例えば、米ウォールストリートの金融機関の大半はインドのKPOとともにグローバルでチームを作り、証券分析や金融シミュレーションなどに時差を活用した24時間体制で取り組む。製薬企業でもインドのR&D企業を活用する企業は数多い。また優秀なKPOを活用するにあたって、依頼主の企業のナレッジワーカーにも高いレベルの業務が求められるため、互いに切磋琢磨する効果もあるという。
「インドの潜在力を認めながらも、多くの日本企業は言語の壁を理由にKPOを見送ってきた。その間に、欧米企業はインド企業と密接な結びついて大きな成果を上げている」と吉田氏は危機感を滲ませる。また、日本人は器用であるがゆえに何かと自社で抱え込んでしまい、その結果必要以上の品質を作りたがるが、それは本当に付加価値業務となっているのか疑問だという。
しかし吉田氏は、「KPO活用は難しい」とも指摘する。単純にアウトソーシングを推し進めると、余剰人員のリストラにつながりかねず、アウトソースした後の業務の空洞化をどのように埋めて高い価値に変えるかの議論も必要となる。
「外に出せないクリエイティブな部分は残し、そうではない部分は潔く切り分ける、バランスを考えたナレッジ活用が求められる」(吉田氏)

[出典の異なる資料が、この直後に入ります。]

FwdArgs fwd_args(dc_ctx *c, int slot) {
  const size_t se = slot_elems(c), sp = (size_t) c->B * c->host.N;
  FwdArgs A;
  A.x_in = c->X + se * slot; A.v_in = c->V + se * slot;
  A.x_out = c->X + se * (slot + 1); A.v_out = c->V + se * (slot + 1);
  A.rec_f = c->F + se * (slot + 1); A.rec_r = c->R + se * (slot + 1); A.rec_n = c->NRM + se * (slot + 1);
  A.rec_prim = c->PRIM + sp * (slot + 1);
  A.x_fixed = c->xf_cur; A.mu = c->mu; A.fu = c->fu_set ? c->fu : nullptr; A.fv = c->fv_set ? c->fv : nullptr;
  A.fv2 = c->fv2_set ? c->fv2 : nullptr;
  A.fv_scale = nullptr; A.slot_xfix = 0; A.slot_fu = 0; A.slot_fvs = 0;
  if (c->S.Af > 0 && c->sched_xf[slot + 1]) A.x_fixed = xf_slot(c, slot + 1);
  if (c->sched_fu[slot + 1]) A.fu = c->FU_S + (size_t) c->B * 3 * (slot + 1);
  if (c->sched_fvs[slot + 1] && A.fv) A.fv_scale = c->FVS_S + (size_t) c->B * (slot + 1);
  A.stats = c->fstats + (size_t) c->B * (slot + 1);
  A.self = self_slot(c, slot + 1);
  A.fwd_tol = (float) c->params.forward_tol;
  A.cg_tol = (float) (c->params.cg_rel_tol > 0 ? c->params.cg_rel_tol : 1e-4);
  A.pd_cap = pd_cap(c);
  A.cg_max = c->params.cg_max_iter > 0 ? c->params.cg_max_iter : 500;
  A.stall_window = c->params.stall_window > 0 ? c->params.stall_window : 0x7fffffff;
  static const bool seed_on = env_not_off("DC_CG_SEED", true);
  A.cg_seed = seed_on ? 1 : 0;
  A.self_full = env_on("DC_FWD_SELFFULL", false);
  A.nsteps = 1; A.inline_detect = 0; A.slot_state = se; A.slot_prim = sp; A.slot_stats = (size_t) c->B;
  A.slot_self = (size_t) c->B * c->self_cap; A.slot_meta = (size_t) c->B * kMetaStride;
  return A;
}
enum class Seeds { none, init, schedule };
BwdArgs bwd_args(dc_ctx *c, int slot, bool is_start, Seeds seeds) {
  const size_t se = slot_elems(c), sp = (size_t) c->B * c->host.N;
  BwdArgs A;
  A.x_new = c->X + se * slot; A.rec_f = c->F + se * slot; A.rec_n = c->NRM + se * slot;
  A.rec_prim = c->PRIM + sp * slot; A.mu = c->mu;
  A.self = self_slot(c, slot);
  A.gx = c->GX; A.gv = c->GV;
  A.ix = nullptr; A.iv = nullptr; A.slot_ix = 0;
  if (seeds == Seeds::init) { A.ix = c->IX; A.iv = c->IV; }
  if (seeds == Seeds::schedule && c->SEEDX && c->sched_seed[slot - 1]) { A.ix = seedx_slot(c, slot - 1); A.iv = seedv_slot(c, slot - 1); A.slot_ix = se; }
  A.d_xfixed = dxf_slot(c, slot); A.d_mu = c->DMU;
  A.d_param = dpar_slot(c, slot);
  A.x_fixed = xf_slot(c, slot);
  A.x_prev = c->X + se * (slot - 1); A.v_prev = c->V + se * (slot - 1); A.v_new = c->V + se * slot; A.stats = c->bstats + (size_t) c->B * slot;
  A.bwd_tol = (float) c->params.backward_tol;
  A.cg_tol = (float) (c->params.cg_rel_tol > 0 ? c->params.cg_rel_tol : 1e-4);
  A.clip_thr = (float) c->params.gradient_clipping_threshold;
  A.it_cap = c->params.adjoint_iter_cap > 0 ? c->params.adjoint_iter_cap : 400;
  A.cg_max = c->params.cg_max_iter > 0 ? c->params.cg_max_iter : 500;
  A.is_start = is_start; A.clip = c->params.gradient_clipping;
  A.start_at = c->start_slot + 1;
  A.mode = c->params.adjoint_mode;
  A.rel_tol = (float) (c->params.adjoint_rel_tol > 0 ? c->params.adjoint_rel_tol : 1e-6);
  A.stall_window = c->params.stall_window > 0 ? c->params.stall_window : 0x7fffffff;
  A.block_pre = env_not_off("DC_BLOCK_PRE", c->params.adjoint_block_precond != 0);
  A.fp32_only = env_on("DC_ADJ_FP32", c->params.adjoint_fp32_only != 0);
  A.dense_y = env_on("DC_ADJ_DENSEY", false);
  A.verify_all = env_on("DC_ADJ_VERIFY", false);
  A.warm = env_on("DC_ADJ_WARM", false);
  A.cg_first = env_on("DC_ADJ_CG", true);
  A.ycap = 0; A.ybase = 0;
  A.nsteps = 1; A.slot = slot;
  const bool inj = c->inj_slot == slot && c->INJ_X;
  A.inj_x = inj ? c->INJ_X : nullptr; A.inj_f = inj ? c->INJ_F : nullptr; A.inj_n = inj ? c->INJ_N : nullptr;
  A.inj_sn = inj ? c->INJ_SN : nullptr; A.inj_sd = inj ? c->INJ_SD : nullptr;
  A.ys = (c->keep_y && c->YS) ? c->YS + se * slot : nullptr;
  A.slot_state = se; A.slot_prim = sp; A.slot_self = (size_t) c->B * c->self_cap; A.slot_meta = (size_t) c->B * kMetaStride;
  A.slot_param = (size_t) c->B * 8; A.slot_xf = xf_elems(c); A.slot_stats = (size_t) c->B;
  return A;
}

そんな問題意識を持ち続けてきたリアルコムは、2008年11月から独自のKPOサービスを開始した。その内容は3つに分けられる。
1つは、「ナレッジマネージャKPO」だ。情報発信ルールに基づいたリアルタイムな情報流通モニタリングアセスメントや、情報ライフサイクル管理のプロセスに従った情報資産棚卸、社内の情報発信サイトやメールマガジン作成・更新を代行するライブラリアン派遣など、ナレッジマネジメント事務局の業務を引き受ける。
2つ目は、「社内ヘルプデスクKPO」。社内の専門業務の問い合わせ受付、回答業務の代行、蓄積された問い合わせ履歴のFAQ化、現場のニーズからの業務改善提案などを行う。
そして3つ目は、「ドキュメンテーションKPO」である。分かりにくい業務マニュアルの編集や提案書・成果物の作成代行、サニタイズ(顧客名の消去)、現場の知識をヒアリングにより吸い上げ体系化するといったメニューだ。
ただし、単に業務代行をするのではなく、顧客のレベルアップのために専門家によるトレーニングをはじめ、ドキュメントガイドラインやテンプレートの作成も並行して行っている。それを実践することで、ナレッジマネジメントのスピードアップ、スパイラルアップが可能になるという。
「KPOの目的は面倒な業務の安価な外部委託ではなく、現状の業務を定型化し切り出せるようにすること。そうすれば、仮にKPOを中止してもナレッジが社内に残り、知識の空洞化が起こらない」(吉田氏)
そして、今後リアルコムは、ITのクラウド(cloud)と人のナレッジのクラウド(crowd)がセットで提供されることの効果を期待して、さらにサービスを発展させていく考えを持っている。
例えば、データ分析業務をSaaSとセットで提供することで、オンラインでExcelデータを送信すると翌朝には分析レポートとして戻ってくるといったサービスや、Microsoft Exchangeと連動しアポイントのスケジュール調整をリアルタイムで行ってくれるオンライン秘書のようなサービスなどのアイデアがあるという。
このようなナレッジ活用は、とかくタテ割り組織で保守的な日本企業にとって大きなチャレンジとなるかもしれない。2010年からの新たな10年を歩むにあたり、リアルタイムなナレッジマネジメントを活用して、品質を保ちつつ、業務のスピードアップと選択、集中を図る企業が増えれば、日本も再び「高い品質と生産性」を兼ね備えた国として脚光を浴びることができるかもしれない。